We recently discovered that nicotine is a potent angiogenic agent both in vivo and in vitro.11 Nicotine stimulated migration, proliferation, and tube formation of endothelial cells in vitro, all of which are major steps of angiogenesis.18 The findings in the present study are consistent with our previous work and reports from other investigators showing that nicotine stimulates DNA synthesis and proliferation of endothelial cells in vitro.13,19 The mechanisms by which nicotine induces angiogenesis are likely multifactorial.
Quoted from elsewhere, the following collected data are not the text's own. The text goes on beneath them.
# simeonjunker/retr

Measured on AMD Instinct MI355X. Metric: RefCOCO images/sec (train fwd+bwd) at 1/2/4/8 GPUs; greedy-decode refs/sec, higher is better.
Workload: dtype bf16; 1 GPU; cfg2: ResNet-50 + 6-enc/6-dec d_model 256, 640x640, batch 16/GPU, fwd+CE+bwd+allreduce+clip+AdamW; global_batch=16, seq_len=128, parallelism=dp1

## Files before the change

include/retr_hip.h:

```cpp
#ifndef RETR_HIP_H
#define RETR_HIP_H
#include <stddef.h>
#ifdef __cplusplus
extern "C" {
#endif

#define RETR_DTYPE_F32 0
#define RETR_DTYPE_BF16 1

const char* retr_last_error(void);
int retr_abi_version(void);
void retr_set_seed_base(const unsigned long long* device_ptr);
void retr_set_deterministic(int on);
int retr_get_deterministic(void);
int retr_seed_bump(unsigned long long* device_ptr, unsigned long long delta, void* stream);
int retr_spin_us(float us, void* stream);

int retr_linear_fwd(int dtype, const void* x, long ldx, const void* w, long ldw,
                    const float* bias, void* y, long ldy, int y_f32, int M, int N, int K, int relu,
                    const float* residual, long ldr, float drop_p, unsigned long long seed,
                    void* stream);
int retr_linear_dgrad(int dtype, const void* dy, long lddy, const void* w, long ldw, void* dx,
                      long lddx, int dx_f32, int M, int N, int K, const void* addend,
                      int addend_f32, long lda, const void* gate, long ldg, int w_trans,
                      void* stream);
int retr_linear_splits(int dtype, int M, int N, int K);
int retr_linear_fwd_splitk(int dtype, const void* x, long ldx, const void* w, long ldw,
                           const float* bias, void* y, long ldy, int y_f32, int M, int N, int K,
                           int relu, const float* residual, long ldr, float drop_p,
                           unsigned long long seed, float* ws, int splits, void* stream);

typedef struct retr_ln_out {
  const float* gamma;
  const float* beta;
  float eps;
  int y_bf16;
  void* y;
  void* y2;
  long ldy;
  const float* pos;
  int period;
  float* mean;
  float* rstd;
} retr_ln_out;
int retr_linear_fwd_splitk_ln(int dtype, const void* x, long ldx, const void* w, long ldw,
                              const float* bias, float* y, long ldy, int M, int N, int K, int relu,
                              const float* residual, long ldr, float drop_p,
                              unsigned long long seed, float* ws, int splits,
                              const retr_ln_out* ln, void* stream);
int retr_linear_dgrad_splitk(int dtype, const void* dy, long lddy, const void* w, long ldw,
                             void* dx, long lddx, int dx_f32, int M, int N, int K,
                             const void* addend, int addend_f32, long lda, const void* gate,
                             long ldg, int w_trans, float* ws, int splits, void* stream);
int retr_linear_dgrad_slabs(int dtype, const void* dy, long lddy, const void* w, long ldw, int M,
                            int N, int K, int w_trans, float* ws, int splits, void* stream);
int retr_linear_wgrad(int dtype, const void* dy, long lddy, const void* x, long ldx, float* dw,
                      long lddw, int M, int N, int K, float* db, int accumulate, void* stream);
int retr_bias_grad(int dtype, const void* dy, long lddy, int M, int N, float* db, void* stream);

enum {
  RETR_TUNE_GROUP_TILE = 0,
  RETR_TUNE_GROUP_STAGES = 1,
  RETR_TUNE_WGRAD_TILE = 2,
  RETR_TUNE_WGRAD_STAGES = 3,
  RETR_TUNE_WGRAD_KC = 4,
  RETR_TUNE_ATTN_MODE = 5,
  RETR_TUNE_BIG_TILE = 6,
  RETR_TUNE_NT_STORE = 7,
  RETR_TUNE_CONV_WGRAD_SPLITS = 8,
  RETR_TUNE_CONV_WGRAD_TILE = 9,
  RETR_TUNE_ATTN_SPLIT = 10,
  RETR_TUNE_LIN_WGRAD = 11,
  RETR_TUNE_ATTN_FSPLIT = 12,
  RETR_TUNE_LIN_SMALL = 13,
  RETR_TUNE_SHORTK = 14,
  RETR_TUNE_ADAMW_NT = 15,
  RETR_TUNE_WGRAD_B32 = 16,
  RETR_TUNE_WGRAD_FUSED = 17,
  RETR_TUNE_SPLITK_FUSED = 18,
  RETR_TUNE_WB_CHUNK = 19,
  RETR_TUNE_CW_CHUNK = 20,
  RETR_TUNE_CONV3X3 = 21,
  RETR_TUNE_C3_TILE = 22,
  RETR_TUNE_PANEL = 23,
  RETR_TUNE_PANEL_GROUPS = 24,
  RETR_TUNE_PANEL_CONV = 25,
  RETR_TUNE_ATTN_KEEPPRE = 26,
  RETR_TUNE_LN_BWD = 27,
  RETR_TUNE_UNPACK_GRID = 28,
  RETR_TUNE_CW_WAVES = 29,
  RETR_TUNE_DEC_ORDER = 30,
  RETR_TUNE_DEC_WAVES = 31,
  RETR_TUNE_ROWLN = 32,
  RETR_TUNE_LIN_K256 = 33,
  RETR_TUNE_COUNT = 40
};
int retr_tune(int knob, int value);

typedef struct {
  const void* x; long ldx;
  const void* w; long ldw;
  const float* bias;
  void* y; long ldy;
  const float* residual; long ldr;
  float drop_p; unsigned long long seed;
  int M, N, K, relu;
} retr_linear_fwd_desc;
int retr_linear_fwd_group(int dtype, int y_f32, int n, const retr_linear_fwd_desc* d,
                          void* stream);

typedef struct {
  const void* dy; long lddy;
  const void* w; long ldw;
  void* dx; long lddx;
  const void* addend; long lda;
  const void* gate; long ldg;
  int M, N, K, pad;
} retr_linear_dgrad_desc;
int retr_linear_dgrad_group(int dtype, int dx_f32, int addend_f32, int w_trans, int n,
                            const retr_linear_dgrad_desc* d, void* stream);

typedef struct {
  const void* dy; long lddy;
  const void* x; long ldx;
  float* dw; long lddw;
  float* db;
  int M, N, K, accumulate;
} retr_linear_wgrad_desc;
size_t retr_linear_wgrad_group_workspace(int n, const retr_linear_wgrad_desc* d);
int retr_linear_wgrad_group(int dtype, int n, const retr_linear_wgrad_desc* d, void* workspace,
                            void* stream);
typedef struct {
  const float* parts;
  long stride;
  int nparts, cols;
  float* dst;
  int accumulate;
} retr_slab_sum_desc;
int retr_linear_wgrad_group2(int dtype, int n, const retr_linear_wgrad_desc* d, void* workspace,
                             int nx, const retr_slab_sum_desc* x, void* stream);
size_t retr_linear_wgrad_batch_table_bytes(int n, int nx);
int retr_linear_wgrad_batch(int n, const retr_linear_wgrad_desc* d, int nx,
                            const retr_slab_sum_desc* x, void* table, size_t table_bytes,
                            void* stream);

int retr_ffn_splits(int M, int C, int F);
int retr_ffn_fwd(const void* n, long ldn, const void* w1, const float* b1, const void* w2,
                 const float* b2, void* h, long ldh, const float* residual, long ldr, float* y,
                 long ldy, int M, int C, int F, float drop_p, unsigned long long seed, float* ws,
                 int splits, void* stream);
int retr_ffn_bwd_data(const void* dbr, long lddbr, const void* w2, const void* h, long ldh,
                      const void* w1, void* dh, long lddh, void* dn, long lddn, int M, int C,
                      int F, float* ws, int splits, void* stream);

int retr_conv_pack(int dtype, const float* w, const float* bn_w, const float* bn_b,
                   const float* bn_rm, const float* bn_rv, const float* conv_bias, int Co, int Ci,
                   int KH, int KW, int Cp, void* w_out, void* wt_out, float* bias_out,
                   float* scale_out, void* stream);
typedef struct {
  const float *w, *bn_w, *bn_b, *bn_rm, *bn_rv, *conv_bias;
  void *w_out, *wt_out;
  float *bias_out, *scale_out;
  int Co, Ci, KH, KW, Cp, pad;
} retr_conv_pack_desc;
int retr_conv_pack_group(int dtype, int n, const retr_conv_pack_desc* d, void* stream);
typedef struct {
  const void *a, *b;
  void* dst;
  const float *bias_a, *bias_b;
  float* bias_dst;
  int rows, ka, kb;
} retr_cat_rows_desc;
int retr_cat_rows_group(int n, const retr_cat_rows_desc* d, void* stream);
int retr_conv2d_fwd(int dtype, const void* x, int Nb, int H, int W, int C, const void* w,
                    const float* bias, const void* residual, void* y, int Co, int KH, int KW,
                    int stride, int pad, int dil, int relu, void* stream);
int retr_conv2d_fwd_out(int dtype, const void* x, int Nb, int H, int W, int C, const void* w,
                        const float* bias, const void* residual, void* y, int Co, int KH, int KW,
                        int stride, int pad, int dil, int OH, int OW, int relu, void* stream);
int retr_conv1x1_fwd_cat(int dtype, const void* x1, int C1, const void* x2, int C2, int Nb,
                         int OH, int OW, int H2, int W2, int stride2, const void* w,
                         const float* bias, void* y, int Co, int relu, void* stream);
int retr_conv2d_dgrad(int dtype, const void* dy, int Nb, int H, int W, int C, const void* wt,
                      void* dx, int Co, int KH, int KW, int stride, int pad, int dil,
                      const void* addend, const void* gate, void* stream);
int retr_conv2d_wgrad(int dtype, const void* dy, const void* x, int Nb, int H, int W, int C,
                      float* ws, int Co, int KH, int KW, int stride, int pad, int dil,
                      void* stream);
int retr_conv2d_wgrad_splits(int dtype, int Nb, int H, int W, int C, int Co, int KH, int KW,
                             int stride, int pad, int dil);
typedef struct {
  const void* dy; const void* x;
  float* ws;
  int Nb, H, W, C, Co, KH, KW, stride, pad, dil;
  int splits, kind;
} retr_conv_wgrad_desc;
size_t retr_conv2d_wgrad_group_table_bytes(int n);
int retr_conv2d_wgrad_group_plan(int dtype, int n, retr_conv_wgrad_desc* d);
int retr_conv2d_wgrad_group(int dtype, int n, const retr_conv_wgrad_desc* d, void* table,
                            size_t table_bytes, void* stream);
typedef struct {
  const float* ws; const float* scale;
  float* grad;
  int Co, Ci, Cp, KH, KW, splits, accumulate, pad;
} retr_conv_unpack_desc;
size_t retr_conv_wgrad_unpack_group_table_bytes(int n);
int retr_conv_wgrad_unpack_group(int n, const retr_conv_unpack_desc* d, void* table,
                                 size_t table_bytes, void* stream);
int retr_conv_wgrad_unpack(const float* ws, const float* scale, float* grad, int Co, int Ci,
                           int Cp, int KH, int KW, int accumulate, int splits, void* stream);
int retr_bottleneck_s1_fwd(int dtype, const void* x, int N, int H, int W, int Cin,
                           const void* w1, const float* b1, const void* w2, const float* b2,
                           const void* w3, const float* b3, int ds, void* y, void* stream);
int retr_stem_pool_fwd(int dtype, const void* x, int N, int H2, int W2, const void* w,
                       const float* bias, void* y, int Co, void* stream);
int retr_nchw_to_nhwc(int dtype, const float* x, void* y, int N, int C, int H, int W, int Cp,
                      void* stream);
int retr_nchw_to_s2d16(const float* x, void* y, int N, int C, int H, int W, void* stream);
int retr_stem_s2d_weights(const void* wp, void* w2, int Co, int Cp, void* stream);
typedef struct {
  long long src_off;
  long long tmp_off;
  int H, W;
  int x0, y0, rw, rh;
  int bx, by, bw, bh;
  int D, ox, oy;
  int mx, my;
  int coef_off, ksize;
  int win_off;
  int ops;
  float f[3];
  int pad_[2];
} retr_pipe_item;
int retr_pipe_run(const unsigned char* src, const retr_pipe_item* items, int n, const int* coef,
                  const int* win, unsigned char* tmp, int max_d, unsigned char* u8, float* out,
                  unsigned char* mask, int S, const float* mean, const float* std_,
                  void* stream);
int retr_maxpool3x3s2(int dtype, const void* x, void* y, int N, int H, int W, int C, int OH,
                      int OW, void* stream);
int retr_mask_nearest(const unsigned char* m, unsigned char* out, int N, int H, int W, int h,
                      int w, void* stream);
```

Nicotine has been shown to directly alter the activity of endothelial nitric-oxide synthase and the release of prostacyclin in endothelial cells lines derived from dogs and humans.20-22 Furthermore, nicotine is known to induce changes in the release of growth factors such as of bFGF and TGF-ß1.23,24 Most recently, it was shown that nicotine and its major metabolite cotinine up-regulate the expression of vascular endothelial growth factor (VEGF) in endothelial cells.25 Changes in the expression of VEGF elicited by nicotine may help to explain the effects of this agent on atherosclerotic plaque neovascularization and tumor angiogenesis previously reported by our group.
In this study the nAChR agonist, nicotine, significantly accelerated wound healing in diabetic mice. Nicotinic AChRs are widely expressed in human skin and are representatives of a diverse superfamily of pentameric, ligand-gated ion channels.26 Combinations of the various subunits offer a wide spectrum in both structure and function of the receptor. The endogenous ligand of the receptor is the nerve transmitter acetylcholine, which is abundant in human skin. Endothelial cells are also capable of making acetylcholine,12,27 which may act in an autocrine or paracrine manner to stimulate endothelial cell proliferation and angiogenesis (unpublished observations from our group).
The effect of nicotine to accelerate wound healing in diabetic mice appears to be mediated through nAChRs, as its effects were mimicked by the nAChR agonist epibatidine, and inhibited by the nAChR antagonist, hexamethonium. Furthermore, the effect of nicotine is mediated, at least in part, by stimulation of wound angiogenesis. Histology revealed greater vascularity in nicotine-treated wounds. This was confirmed by the fluorescent microsphere studies. These microspheres (0.2 µm) fill the microvasculature; accordingly, the intensity of the fluorescent signal in the wound is a direct reflection of the intravascular space in the tissue. As further confirmation of the angiogenic effects of nicotine, we studied capillary sprouting from vascular explants ex vivo. Capillary sprouting was impaired in vascular segments of diabetic mice. Nicotine significantly increased capillary sprouting, consistent with an angiogenic effect. To date, transdermal applications of nicotine have been predominantly used for tobacco cessation, and have been under investigation for neurological disorders such as Alzheimers or Parkinsons disease.28-30 In addition, nicotine has been applied to the treatment of patients suffering from recurrent aphthous ulcers or active ulcerative colitis.31,32 Case reports have described the use of nicotine for pemphigus and pyoderma gangrenosum.33,34
From a historical point of view, leaves or extracts of tobacco plants have been used in the management of wound treatment by shamans and native healers. The French ambassador to Portugal, Jean Nicot de Villemain, introduced the plant in Europe and wrote about the medicinal properties of tobacco in 1560.35 He described tobacco as a panacea and successfully treated an acquaintances face wound with the plant. His name was later given to the tobacco plant (Nicotiana tabacum) and to the stimulating alkaloid, nicotine.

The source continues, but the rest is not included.